> **TASK DATA**
+constexpr const char* kFusedFwdTag = "splat_slice_fwd_fused";
+enum FusedFwdGeom { kFusedGeomPlane = 1, kFusedGeomChunk8 = 2 };
+constexpr FusedFwdGeom kFusedFwdDefaultGeom = kFusedGeomChunk8;
+constexpr bool kFusedFwdMeasuredWin = true;
+struct FusedFwdPlan {
+  bool ok;
+  FusedFwdGeom geom;
+  int CC, nchunks, threads;
+  size_t lds;
+};
+
+FusedFwdPlan fused_fwd_plan(const Switches sw, int B, int H, int C, int N, int dim, const int* W, int reduce, int pad_dtype,
+                            uintptr_t ptr_bits) {
+  FusedFwdPlan p = {};
+  if (!valid_common(B, H, C, N, dim, W) || dim != 2 || reduce != CT_REDUCE_MAX0 || !sw.hot()) return p;
+  if (pad_dtype != CT_PAD_NONE && pad_dtype != CT_PAD_F32 && pad_dtype != CT_PAD_I32) return p;
+  const int G = W[0] * W[1];
+  if ((N & 3) != 0 || (N >> 2) > kFusedFwdThreads || (C & 3) != 0 || (G & 3) != 0 || (ptr_bits & 15) != 0) return p;
+  p.geom = sw.fused_geom == kFusedGeomPlane ? kFusedGeomPlane : sw.fused_geom == kFusedGeomChunk8 ? kFusedGeomChunk8 : kFusedFwdDefaultGeom;
+  p.CC = p.geom == kFusedGeomPlane ? C : std::min(C, 8);
+  p.nchunks = (C + p.CC - 1) / p.CC;
+  p.lds = (size_t)2 * p.CC * G * 4;
+  if (p.lds > (size_t)(p.geom == kFusedGeomPlane ? kBigLdsBytes : kHalfCuLdsBytes)) return p;
+  p.threads = round_threads(N >> 2);
+  const bool measured = kFusedFwdMeasuredWin && (long long)B * H >= 512 && W[0] == 32 && W[1] == 32 && C == 16 && N == 4096 &&
+                        pad_dtype == CT_PAD_NONE;
+  p.ok = measured || sw.has(CT_DEBUG_FORCE_HOT) || sw.fused_fwd == 1;
+  return p;
+}
+
+int run_splat_slice_fwd(const FusedFwdPlan& p, RasterArgs a, const int* W, hipStream_t st) {
+  const GridW<2> g = make_grid<2>(W);
+  a.CC = p.CC;
+  a.nchunks = p.nchunks;
+  const dim3 grid(p.nchunks, a.H, a.B);
+  const int r = with_pad_extent<true, 32>(a, g, [&](auto pad, auto wt) {
+    constexpr bool PAD = decltype(pad)::value;
+    constexpr int WT = decltype(wt)::value;
+    if constexpr (WT == 32) {
+      if (p.geom == kFusedGeomChunk8) {
+        CT_LAUNCH((splat_slice_fwd_kernel<PAD, WT, 8>), grid, p.threads, p.lds, st, a, g);
+        return CT_OK;
+      }
+    }
+    CT_LAUNCH((splat_slice_fwd_kernel<PAD, WT, 4>), grid, p.threads, p.lds, st, a, g);
+    return CT_OK;
+  });
+  if (r != CT_OK) return r;
+  note(kFusedFwdTag);
+  return CT_OK;
+}
+
 template <bool FROM_KEYS>
 int splat_fwd_impl(PosSrc pos, const float* feat, const void* pad, int pad_dtype, float* grid,
                    int B, int H, int C, int N, int dim, const int* W, int reduce, hipStream_t st) {
@@ -2550,6 +2606,24 @@
   if (!keys) return CT_EINVAL;
   PosSrc pos = {keys, nullptr, nullptr};
   return slice_fwd_impl<true>(pos, grid, pad, pad_dtype, out, B, H, C, N, dim, W, (hipStream_t)s);
+}
+
+int ct_splat_slice_fwd_supported(int B, int H, int C, int N, int dim, const int* W, int reduce, int pad_dtype) {
+  return fused_fwd_plan(read_switches(), B, H, C, N, dim, W, reduce, pad_dtype, 0).ok ? 1 : 0;
+}
+
+int ct_splat_slice_fwd(const float* keys, const float* feat, const void* pad, int pad_dtype, float* grid, float* out,
+                       int B, int H, int C, int N, int dim, const int* W, int reduce, ct_stream_t s) {
+  if (!keys || !feat || !grid || !out || !valid_pad(pad, pad_dtype)) return CT_EINVAL;
+  const Switches sw = read_switches();
+  const uintptr_t bits = (uintptr_t)keys | (uintptr_t)feat | (uintptr_t)grid | (uintptr_t)out;
+  const FusedFwdPlan p = fused_fwd_plan(sw, B, H, C, N, dim, W, reduce, pad_dtype, bits);
+  if (!p.ok) return CT_EINVAL;
+  note_reset();
+  RasterArgs a = base_args(B, H, C, N, pad, pad_dtype);
+  a.pos = {keys, nullptr, nullptr};
+  a.src = feat; a.tile_out = grid; a.dst = out;
+  return run_splat_slice_fwd(p, a, W, (hipStream_t)s);
 }
 
 int ct_slice_bwd(const float* keys, const float* grid, const void* pad, int pad_dtype, const float* g_out,
diff --git a/cloud_transformers_amd/csrc/ct_raster_fwd_fused.h b/cloud_transformers_amd/csrc/ct_raster_fwd_fused.h
--- /dev/null
+++ b/cloud_transformers_amd/csrc/ct_raster_fwd_fused.h
@@ -0,0 +1,135 @@
+#pragma once
+
+constexpr int kFusedFwdThreads = 1024;
+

> **YOUR INSTRUCTIONS**
Copy out only the lines above from the one with "C : std::min(C, 8);" to the one with "round_threads(N >> 2);", inclusive, exactly as they stand.

> **ANSWER TO THE PROBLEM**
+  p.CC = p.geom == kFusedGeomPlane ? C : std::min(C, 8);
+  p.nchunks = (C + p.CC - 1) / p.CC;
+  p.lds = (size_t)2 * p.CC * G * 4;
+  if (p.lds > (size_t)(p.geom == kFusedGeomPlane ? kBigLdsBytes : kHalfCuLdsBytes)) return p;
+  p.threads = round_threads(N >> 2);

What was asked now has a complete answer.